The mechanisms of right ventricular (RV) failure in pulmonary arterial hypertension (PAH) are poorly understood. Abnormalities in fatty acid (FA) metabolism have been described in experimental models of PAH, but systemic and myocardial FA metabolism has not been studied in human PAH.

Methods and Results—

We used human blood, RV tissue, and noninvasive imaging to characterize multiple steps in the FA metabolic pathway in PAH subjects and controls. Circulating free FAs and long-chain acylcarnitines were elevated in PAH patients versus controls. Human RV long-chain FAs were increased and long-chain acylcarnitines were markedly reduced in PAH versus controls. With the use of proton magnetic resonance spectroscopy, in vivo myocardial triglyceride content was elevated in human PAH versus controls (1.4±1.3% triglyceride versus 0.22±0.11% triglyceride, P=0.02).
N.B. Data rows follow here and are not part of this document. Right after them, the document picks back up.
@@ -724,10 +726,38 @@
                                (const float*)Rd, K, Dinv, Y, (int64_t)K, sW, sY);
     }
     QT_LAUNCH_CHECK();
+    const char* yii_env = getenv("QT_CHOL_YII");
+    const bool yii_rows = yii_env && strcmp(yii_env, "rows") == 0;
+    const int n_full = K / NBI;
+    if (!yii_rows && n_full > 0) {
+        const int64_t sRow = (int64_t)NBI * K + NBI;
+        const int64_t sT = (int64_t)NB * NBI;
+        for (int s = 1; s < NBI / NB; ++s) {
+            const int w = s * NB;
+            SgemmArgs g;
+            g.A = A + w; g.lda = K;
+            g.B = Y; g.ldb = K;
+            g.Cin = nullptr; g.ldcin = 0;
+            g.Cout = T; g.ldcout = NBI;
+            g.M = NB; g.N = w; g.kdim = w; g.k_mode = SG_K_FROM_N0; g.mode = SG_MODE_SET;
+            g.batch2 = n_full; g.bs2A = sRow; g.bs2B = sRow; g.bs2Cout = sT;
+            int rc = sgemm(g, sA, sY, sW);
+            if (rc) return rc;
+            SgemmArgs t;
+            t.A = Dinv + (size_t)s * NB * NB; t.lda = NB;
+            t.B = T; t.ldb = NBI;
+            t.Cin = nullptr; t.ldcin = 0;
+            t.Cout = Y + (size_t)w * K; t.ldcout = K;
+            t.M = NB; t.N = w; t.kdim = NB; t.k_mode = SG_K_FULL; t.mode = SG_MODE_NEG;
+            t.batch2 = n_full; t.bs2A = (int64_t)NBI * NB; t.bs2B = sT; t.bs2Cout = sRow;
+            rc = sgemm(t, sW, sW, sY);
+            if (rc) return rc;
+        }
+    }
     for (int I0 = 0, Ib = 0; I0 < K; I0 += NBI, ++Ib) {
         const int I1 = (K - I0 < NBI) ? K : I0 + NBI;
         const int Wi = I1 - I0;
-        for (int i0 = I0 + NB; i0 < I1; i0 += NB) {
+        for (int i0 = I0 + NB; i0 < I1 && (yii_rows || Wi < NBI); i0 += NB) {
             const int i = i0 / NB, nbi = (K - i0 < NB) ? K - i0 : NB;
             SgemmArgs g;
             g.A = A + (size_t)I0 * K + i0; g.lda = K;
diff --git a/quantool_amd/csrc/sgemm_tn.h b/quantool_amd/csrc/sgemm_tn.h
--- a/quantool_amd/csrc/sgemm_tn.h
+++ b/quantool_amd/csrc/sgemm_tn.h
@@ -21,6 +21,8 @@
     int batch = 1;
     int64_t bsA = 0, bsB = 0, bsCin = 0, bsCout = 0;
     int64_t bs_split = 0;
+    int batch2 = 1;
+    int64_t bs2A = 0, bs2B = 0, bs2Cin = 0, bs2Cout = 0;
     int n_groups = 0;
     int64_t group_bsB = 0;
     int group_m_end[SG_MAX_GROUPS] = {};
diff --git a/quantool_amd/csrc/sgemm_tn.hip b/quantool_amd/csrc/sgemm_tn.hip
--- a/quantool_amd/csrc/sgemm_tn.hip
+++ b/quantool_amd/csrc/sgemm_tn.hip
@@ -41,6 +41,15 @@
     const float* Cinp = p.Cin;
     float* Coutp = p.Cout;
     int zsplit = blockIdx.z;
+    if (p.batch2 > 1) {
+        const int per = (p.batch > 1 ? p.batch : 1) * p.n_splits;
+        const int b2 = zsplit / per;
+        zsplit -= b2 * per;
+        Ap += (size_t)b2 * p.bs2A;
+        Bp += (size_t)b2 * p.bs2B;
+        if (Cinp) Cinp += (size_t)b2 * p.bs2Cin;
+        Coutp += (size_t)b2 * p.bs2Cout;
+    }
     if (p.batch > 1) {
         const int b = zsplit / p.n_splits;
         zsplit -= b * p.n_splits;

Ceramide, a mediator of lipotoxicity, was increased in PAH RVs versus controls. Using an animal model of heritable PAH, we demonstrated reduced FA oxidation via failure of palmitoylcarnitine to stimulate oxygen consumption in the PAH RV.

Conclusions—

Abnormalities in FA metabolism can be detected in the blood and myocardium in human PAH and are associated with in vivo cardiac steatosis and lipotoxicity. Murine data suggest that lipotoxicity may arise from reduction in FA oxidation.